▶ _TRY IT_: Look through the data below. Pick out the lines holding the string "sizeof".

▶ _INFORMATION SUPPLIED_:
------------
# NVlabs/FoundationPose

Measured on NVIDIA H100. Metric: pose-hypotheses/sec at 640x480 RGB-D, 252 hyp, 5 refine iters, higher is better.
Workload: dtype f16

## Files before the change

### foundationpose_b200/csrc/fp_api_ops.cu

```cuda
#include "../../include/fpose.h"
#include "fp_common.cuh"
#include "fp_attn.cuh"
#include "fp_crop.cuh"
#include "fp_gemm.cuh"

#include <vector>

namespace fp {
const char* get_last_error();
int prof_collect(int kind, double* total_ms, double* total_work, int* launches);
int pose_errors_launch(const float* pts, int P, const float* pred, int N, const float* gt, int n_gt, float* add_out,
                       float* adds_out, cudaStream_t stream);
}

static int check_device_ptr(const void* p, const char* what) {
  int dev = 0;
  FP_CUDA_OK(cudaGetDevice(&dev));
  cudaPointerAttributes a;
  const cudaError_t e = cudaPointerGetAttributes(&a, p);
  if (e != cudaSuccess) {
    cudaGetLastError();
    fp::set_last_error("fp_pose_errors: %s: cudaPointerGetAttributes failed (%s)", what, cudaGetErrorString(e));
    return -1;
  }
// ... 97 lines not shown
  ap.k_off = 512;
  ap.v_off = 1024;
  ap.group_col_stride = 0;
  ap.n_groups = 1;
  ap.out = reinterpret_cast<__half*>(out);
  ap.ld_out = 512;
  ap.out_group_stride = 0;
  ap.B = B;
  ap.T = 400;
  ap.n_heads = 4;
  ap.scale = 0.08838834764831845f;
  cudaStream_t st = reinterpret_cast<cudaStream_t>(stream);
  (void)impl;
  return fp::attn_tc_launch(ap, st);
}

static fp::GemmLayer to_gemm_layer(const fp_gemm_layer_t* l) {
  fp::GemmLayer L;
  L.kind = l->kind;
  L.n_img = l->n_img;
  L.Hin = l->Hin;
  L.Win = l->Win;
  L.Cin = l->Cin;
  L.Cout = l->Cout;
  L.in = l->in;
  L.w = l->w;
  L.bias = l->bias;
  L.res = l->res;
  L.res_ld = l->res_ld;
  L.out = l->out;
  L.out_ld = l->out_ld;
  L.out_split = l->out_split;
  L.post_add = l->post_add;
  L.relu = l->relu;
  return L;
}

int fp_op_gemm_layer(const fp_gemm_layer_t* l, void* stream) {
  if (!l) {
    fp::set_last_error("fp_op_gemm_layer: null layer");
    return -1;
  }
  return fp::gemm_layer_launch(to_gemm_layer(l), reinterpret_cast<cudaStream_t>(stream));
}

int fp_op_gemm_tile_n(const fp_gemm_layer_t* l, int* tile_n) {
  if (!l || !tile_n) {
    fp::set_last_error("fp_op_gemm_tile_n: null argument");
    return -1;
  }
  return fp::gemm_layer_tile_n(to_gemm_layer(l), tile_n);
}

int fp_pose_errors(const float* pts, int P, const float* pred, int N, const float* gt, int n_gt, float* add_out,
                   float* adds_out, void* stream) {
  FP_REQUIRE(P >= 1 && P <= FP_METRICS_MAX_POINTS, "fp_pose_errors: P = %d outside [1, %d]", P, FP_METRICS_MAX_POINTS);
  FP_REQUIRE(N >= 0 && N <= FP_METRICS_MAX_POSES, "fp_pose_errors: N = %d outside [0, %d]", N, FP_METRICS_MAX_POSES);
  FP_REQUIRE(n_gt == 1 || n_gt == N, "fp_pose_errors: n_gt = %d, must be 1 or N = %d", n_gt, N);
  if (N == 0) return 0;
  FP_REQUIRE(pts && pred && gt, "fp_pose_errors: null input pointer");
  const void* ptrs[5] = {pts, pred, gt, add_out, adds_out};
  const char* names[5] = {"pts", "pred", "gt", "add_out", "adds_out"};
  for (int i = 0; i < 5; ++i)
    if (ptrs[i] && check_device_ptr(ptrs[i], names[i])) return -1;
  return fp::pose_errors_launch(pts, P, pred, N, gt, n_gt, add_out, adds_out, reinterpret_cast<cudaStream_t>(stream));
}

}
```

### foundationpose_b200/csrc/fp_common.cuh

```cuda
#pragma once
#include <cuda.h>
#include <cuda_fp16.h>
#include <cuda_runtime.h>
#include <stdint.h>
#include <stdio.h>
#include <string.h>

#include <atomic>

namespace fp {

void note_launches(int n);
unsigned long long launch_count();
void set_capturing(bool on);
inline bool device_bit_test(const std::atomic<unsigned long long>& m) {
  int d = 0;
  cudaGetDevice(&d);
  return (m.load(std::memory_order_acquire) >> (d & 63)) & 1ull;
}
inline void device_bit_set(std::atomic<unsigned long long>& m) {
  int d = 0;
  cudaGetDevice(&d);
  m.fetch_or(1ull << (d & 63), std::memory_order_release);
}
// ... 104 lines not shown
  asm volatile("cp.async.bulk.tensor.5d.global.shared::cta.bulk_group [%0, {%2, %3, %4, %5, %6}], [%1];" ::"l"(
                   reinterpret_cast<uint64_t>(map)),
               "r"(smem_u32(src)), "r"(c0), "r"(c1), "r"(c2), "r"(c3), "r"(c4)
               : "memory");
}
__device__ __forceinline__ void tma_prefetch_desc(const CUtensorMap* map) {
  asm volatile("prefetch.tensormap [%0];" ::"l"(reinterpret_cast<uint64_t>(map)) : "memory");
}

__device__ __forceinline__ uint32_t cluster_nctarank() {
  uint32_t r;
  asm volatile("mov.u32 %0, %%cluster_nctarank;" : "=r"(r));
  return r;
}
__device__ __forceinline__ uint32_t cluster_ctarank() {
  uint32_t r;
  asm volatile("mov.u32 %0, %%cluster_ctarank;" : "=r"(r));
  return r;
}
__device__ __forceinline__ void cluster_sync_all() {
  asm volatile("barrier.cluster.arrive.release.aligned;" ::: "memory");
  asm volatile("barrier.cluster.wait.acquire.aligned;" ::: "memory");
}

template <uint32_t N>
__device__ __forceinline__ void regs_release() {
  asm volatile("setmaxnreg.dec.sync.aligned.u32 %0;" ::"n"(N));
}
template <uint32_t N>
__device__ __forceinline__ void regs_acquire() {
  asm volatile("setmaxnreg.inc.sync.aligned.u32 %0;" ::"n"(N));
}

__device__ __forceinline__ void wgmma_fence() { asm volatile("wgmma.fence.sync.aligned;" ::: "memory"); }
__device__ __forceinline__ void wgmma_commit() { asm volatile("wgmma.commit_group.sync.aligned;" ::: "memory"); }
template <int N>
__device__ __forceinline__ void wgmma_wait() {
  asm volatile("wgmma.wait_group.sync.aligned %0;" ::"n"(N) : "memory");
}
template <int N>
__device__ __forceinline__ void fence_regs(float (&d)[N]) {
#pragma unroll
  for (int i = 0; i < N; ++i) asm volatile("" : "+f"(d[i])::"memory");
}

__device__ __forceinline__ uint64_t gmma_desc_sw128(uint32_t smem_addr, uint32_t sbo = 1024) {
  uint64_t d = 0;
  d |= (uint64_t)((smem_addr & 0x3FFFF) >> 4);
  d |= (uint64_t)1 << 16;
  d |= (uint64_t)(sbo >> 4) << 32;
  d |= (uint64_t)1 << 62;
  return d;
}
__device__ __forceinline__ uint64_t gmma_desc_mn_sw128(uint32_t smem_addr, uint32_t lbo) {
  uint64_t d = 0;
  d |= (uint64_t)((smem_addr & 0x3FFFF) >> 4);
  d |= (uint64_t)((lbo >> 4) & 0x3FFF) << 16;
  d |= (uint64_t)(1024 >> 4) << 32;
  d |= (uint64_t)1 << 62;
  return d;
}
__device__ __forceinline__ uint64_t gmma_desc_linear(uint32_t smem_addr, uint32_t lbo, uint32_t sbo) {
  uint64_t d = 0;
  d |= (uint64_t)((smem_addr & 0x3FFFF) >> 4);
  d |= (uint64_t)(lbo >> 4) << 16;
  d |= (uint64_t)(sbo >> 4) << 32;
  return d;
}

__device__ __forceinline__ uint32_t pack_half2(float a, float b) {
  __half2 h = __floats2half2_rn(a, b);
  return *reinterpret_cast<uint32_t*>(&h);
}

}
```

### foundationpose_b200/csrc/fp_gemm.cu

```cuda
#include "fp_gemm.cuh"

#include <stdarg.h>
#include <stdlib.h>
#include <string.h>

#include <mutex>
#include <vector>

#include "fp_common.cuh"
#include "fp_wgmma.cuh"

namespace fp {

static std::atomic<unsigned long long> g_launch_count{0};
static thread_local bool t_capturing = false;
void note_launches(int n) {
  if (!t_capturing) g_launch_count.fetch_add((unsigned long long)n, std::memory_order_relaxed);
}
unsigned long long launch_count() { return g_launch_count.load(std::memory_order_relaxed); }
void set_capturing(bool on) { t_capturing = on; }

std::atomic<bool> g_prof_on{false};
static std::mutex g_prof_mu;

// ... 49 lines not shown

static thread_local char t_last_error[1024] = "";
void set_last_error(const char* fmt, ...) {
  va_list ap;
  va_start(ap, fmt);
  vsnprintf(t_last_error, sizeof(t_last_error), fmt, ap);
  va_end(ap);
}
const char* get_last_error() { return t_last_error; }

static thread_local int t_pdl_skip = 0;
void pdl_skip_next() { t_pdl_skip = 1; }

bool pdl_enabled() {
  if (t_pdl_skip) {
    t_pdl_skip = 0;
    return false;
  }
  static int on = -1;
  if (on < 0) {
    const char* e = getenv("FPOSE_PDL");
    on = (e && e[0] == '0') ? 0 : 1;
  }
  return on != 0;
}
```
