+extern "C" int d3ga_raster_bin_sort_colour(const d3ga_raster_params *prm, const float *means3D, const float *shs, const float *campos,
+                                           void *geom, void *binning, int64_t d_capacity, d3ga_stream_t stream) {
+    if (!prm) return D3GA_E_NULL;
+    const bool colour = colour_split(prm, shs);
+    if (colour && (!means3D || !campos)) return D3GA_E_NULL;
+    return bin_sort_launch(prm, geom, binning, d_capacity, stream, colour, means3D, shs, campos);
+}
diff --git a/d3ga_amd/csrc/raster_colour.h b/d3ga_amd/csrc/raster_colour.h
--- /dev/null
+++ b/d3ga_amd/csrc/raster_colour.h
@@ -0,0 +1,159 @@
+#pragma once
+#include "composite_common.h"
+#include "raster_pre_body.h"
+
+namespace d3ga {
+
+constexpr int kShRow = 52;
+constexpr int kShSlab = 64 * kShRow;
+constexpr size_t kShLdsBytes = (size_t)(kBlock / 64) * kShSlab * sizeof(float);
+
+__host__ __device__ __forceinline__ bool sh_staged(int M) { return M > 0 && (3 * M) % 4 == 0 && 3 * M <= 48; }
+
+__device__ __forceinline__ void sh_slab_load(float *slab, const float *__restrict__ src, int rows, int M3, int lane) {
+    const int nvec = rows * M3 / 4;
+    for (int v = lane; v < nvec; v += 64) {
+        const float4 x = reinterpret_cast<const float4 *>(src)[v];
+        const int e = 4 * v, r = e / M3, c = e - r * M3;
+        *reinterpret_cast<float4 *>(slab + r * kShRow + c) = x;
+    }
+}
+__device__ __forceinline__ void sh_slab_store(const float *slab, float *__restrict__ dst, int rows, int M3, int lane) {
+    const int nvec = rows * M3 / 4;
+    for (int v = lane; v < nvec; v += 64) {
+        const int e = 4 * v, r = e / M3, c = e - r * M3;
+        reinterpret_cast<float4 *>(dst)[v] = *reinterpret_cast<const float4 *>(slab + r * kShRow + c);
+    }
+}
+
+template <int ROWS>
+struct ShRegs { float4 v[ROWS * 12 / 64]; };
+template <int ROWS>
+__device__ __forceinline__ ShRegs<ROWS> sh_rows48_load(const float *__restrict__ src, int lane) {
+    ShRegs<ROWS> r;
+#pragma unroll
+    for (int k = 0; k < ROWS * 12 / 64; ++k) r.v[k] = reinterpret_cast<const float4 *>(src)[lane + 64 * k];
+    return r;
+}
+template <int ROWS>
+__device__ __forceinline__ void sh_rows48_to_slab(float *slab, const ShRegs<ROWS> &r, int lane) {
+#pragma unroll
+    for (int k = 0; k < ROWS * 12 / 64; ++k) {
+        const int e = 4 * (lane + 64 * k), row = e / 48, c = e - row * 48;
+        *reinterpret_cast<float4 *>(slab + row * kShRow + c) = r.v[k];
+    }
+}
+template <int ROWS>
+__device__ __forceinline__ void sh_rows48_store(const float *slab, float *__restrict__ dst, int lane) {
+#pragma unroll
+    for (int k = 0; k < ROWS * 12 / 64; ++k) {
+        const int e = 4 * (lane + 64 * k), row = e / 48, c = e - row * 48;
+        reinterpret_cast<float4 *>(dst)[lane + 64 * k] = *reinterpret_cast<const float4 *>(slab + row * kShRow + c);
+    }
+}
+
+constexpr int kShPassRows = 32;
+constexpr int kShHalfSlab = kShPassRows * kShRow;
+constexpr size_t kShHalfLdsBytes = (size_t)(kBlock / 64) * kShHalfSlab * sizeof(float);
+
------------
▶ _RESPONSE FOR THIS EXERCISE_:
  vsnprintf(t_last_error, sizeof(t_last_error), fmt, ap);
+constexpr size_t kShLdsBytes = (size_t)(kBlock / 64) * kShSlab * sizeof(float);
+constexpr size_t kShHalfLdsBytes = (size_t)(kBlock / 64) * kShHalfSlab * sizeof(float);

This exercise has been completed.